When they weren’t so successful then they could come crashing down perilously into the crowd. As the day wore on any attempt at clearing a space at the centre of the football pitch was forgotten. Success can turn to failure in a moment and there were plenty of times when the crowd parted as a kite plunged down towards them, on occasion smacking a spectator on the head.
A few of us took up a vantage point behind where the kites were being launched and perched ourselves up on a narrow path on the hillside. From there we were usually safe from out of control kites, although on the few occasions that we were imperilled we found that we had nowhere to go. Eeep!
One of my favourite moments was when a medium sized kite – about five metres in diameter – nearly took out one of the Portaloos down below us. The usual cavalry of supporters arrived and straightened it up. They were all set and ready to start their second attempt before a man came out of the cabin, utterly unaware of how close he had come to a sticky end.
On the way back to the coach I took a walk through the cemetery. Here people were decorating their family graves, sitting around and talking, eating ice creams and flying their own, much smaller kites. The place was filled with flowers. In the distance there were up to a dozen kites now flying above the town.

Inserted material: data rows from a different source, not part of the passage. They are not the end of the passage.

# GuyTevet/motion-diffusion-model

Measured on NVIDIA H100. Metric: motions/sec, higher is better.
Workload: dtype fp16 operands / fp32 accumulate (in/out projections hi-lo split)

## Files before the change

motion-diffusion-model_b200/csrc/engine.cu:

```cuda
#include <cuda.h>
#include <cuda_fp16.h>
#include <cuda_runtime.h>

#include <cmath>
#include <cstdarg>
#include <cstdio>
#include <cstring>
#include <map>
#include <string>
#include <vector>

#include "../../include/b200mdm.h"
#include "attention_tc.cuh"
#include "epilogues.cuh"
#include "gemm.cuh"
#include "gemm_ln.cuh"
#include "gemm_pingpong.cuh"
#include "postprocess.cuh"
#include "kernels.cuh"

using namespace b200;

static thread_local char g_err[512] = "";
static int fail(int code, const char* fmt, ...) {
  va_list ap;
  va_start(ap, fmt);
  vsnprintf(g_err, sizeof(g_err), fmt, ap);
  va_end(ap);
  return code;
}
#define CUDA_TRY(expr)                                                                               \
  do {                                                                                               \
    cudaError_t _e = (expr);                                                                         \
    if (_e != cudaSuccess)                                                                           \
      return fail(B200MDM_ECUDA, "%s failed: %s (%s:%d)", #expr, cudaGetErrorString(_e), __FILE__, __LINE__); \
  } while (0)
#define TRY(expr)            \
  do {                       \
    int _r = (expr);         \
    if (_r != B200MDM_OK) return _r; \
  } while (0)

typedef CUresult (*EncodeTiledFn)(CUtensorMap*, CUtensorMapDataType, cuuint32_t, void*, const cuuint64_t*,
                                  const cuuint64_t*, const cuuint32_t*, const cuuint32_t*, CUtensorMapInterleave,
                                  CUtensorMapSwizzle, CUtensorMapL2promotion, CUtensorMapFloatOOBfill);
static EncodeTiledFn g_encode = nullptr;
static int resolve_driver() {
  if (g_encode) return B200MDM_OK;
  void* fn = nullptr;
  cudaDriverEntryPointQueryResult qres;
  CUDA_TRY(cudaGetDriverEntryPoint("cuTensorMapEncodeTiled", &fn, cudaEnableDefault, &qres));
  if (!fn || qres != cudaDriverEntryPointSuccess) return fail(B200MDM_ECUDA, "cuTensorMapEncodeTiled not available");
  g_encode = reinterpret_cast<EncodeTiledFn>(fn);
  return B200MDM_OK;
}
static int encode_map(CUtensorMap* m, CUtensorMapDataType dtype, uint32_t rank, const void* ptr, const cuuint64_t* gdim,
                      const cuuint64_t* gstride_bytes, const cuuint32_t* box, CUtensorMapSwizzle swizzle, const char* what) {
  TRY(resolve_driver());
  if ((reinterpret_cast<uintptr_t>(ptr) & 15) || gstride_bytes[0] % 16) return fail(B200MDM_EINVAL, "TMA operand misaligned");
  const cuuint32_t estr[3] = {1, 1, 1};
  CUresult r = g_encode(m, dtype, rank, const_cast<void*>(ptr), gdim, gstride_bytes, box, estr, CU_TENSOR_MAP_INTERLEAVE_NONE,
                        swizzle, CU_TENSOR_MAP_L2_PROMOTION_L2_256B, CU_TENSOR_MAP_FLOAT_OOB_FILL_NONE);
  if (r != CUDA_SUCCESS) return fail(B200MDM_ECUDA, "cuTensorMapEncodeTiled%s failed (%d)", what, static_cast<int>(r));
  return B200MDM_OK;
}
static int make_map_t(CUtensorMap* m, const void* ptr, int elem_bytes, uint64_t rows, uint64_t cols, uint64_t ld,
                      uint32_t box_rows) {
  const cuuint64_t gdim[2] = {cols, rows}, gstr[1] = {ld * elem_bytes};
  const cuuint32_t box[2] = {static_cast<cuuint32_t>(128 / elem_bytes), box_rows};
  return encode_map(m, elem_bytes == 2 ? CU_TENSOR_MAP_DATA_TYPE_FLOAT16 : CU_TENSOR_MAP_DATA_TYPE_FLOAT32, 2, ptr, gdim, gstr,
                    box, CU_TENSOR_MAP_SWIZZLE_128B, "");
}
static int make_map(CUtensorMap* m, const void* ptr, uint64_t rows, uint64_t cols, uint64_t ld, uint32_t box_rows) {
  return make_map_t(m, ptr, 2, rows, cols, ld, box_rows);
}
static int make_map_3d(CUtensorMap* m, const void* ptr, uint64_t n, uint64_t rows, uint64_t cols, uint64_t ld,
                       uint32_t box_rows) {
  const cuuint64_t gdim[3] = {cols, rows, n}, gstr[2] = {ld * 2, rows * ld * 2};
  const cuuint32_t box[3] = {64, box_rows, 1};
  return encode_map(m, CU_TENSOR_MAP_DATA_TYPE_FLOAT16, 3, ptr, gdim, gstr, box, CU_TENSOR_MAP_SWIZZLE_128B, "(3d)");
}
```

It took a while for our blissed out group to pull itself together and then we were off, on our four hour journey back to San Marcos. As with most trips like this the driver had a particular restaurant that he wanted to stopped at and so, just before dark, we pulled in at a newly built cantina by the roadside.
Set up high in the mountainside it had a spectacular view. Our group wandered off the bus and some of us took a look inside. It was a cavernous affair, with a couple of hundred covers, a small bar in one corner and, naturally enough, a trampoline in the other. It was also completely devoid of customers.
Gerhardt, sporting his shorter, leather mini-skirt for the occasion, climbed inside the trampoline, bounced around and performed various yoga positions, while the rest of us drank our coffees. Somehow, it seemed a fitting end to a day of different experiences.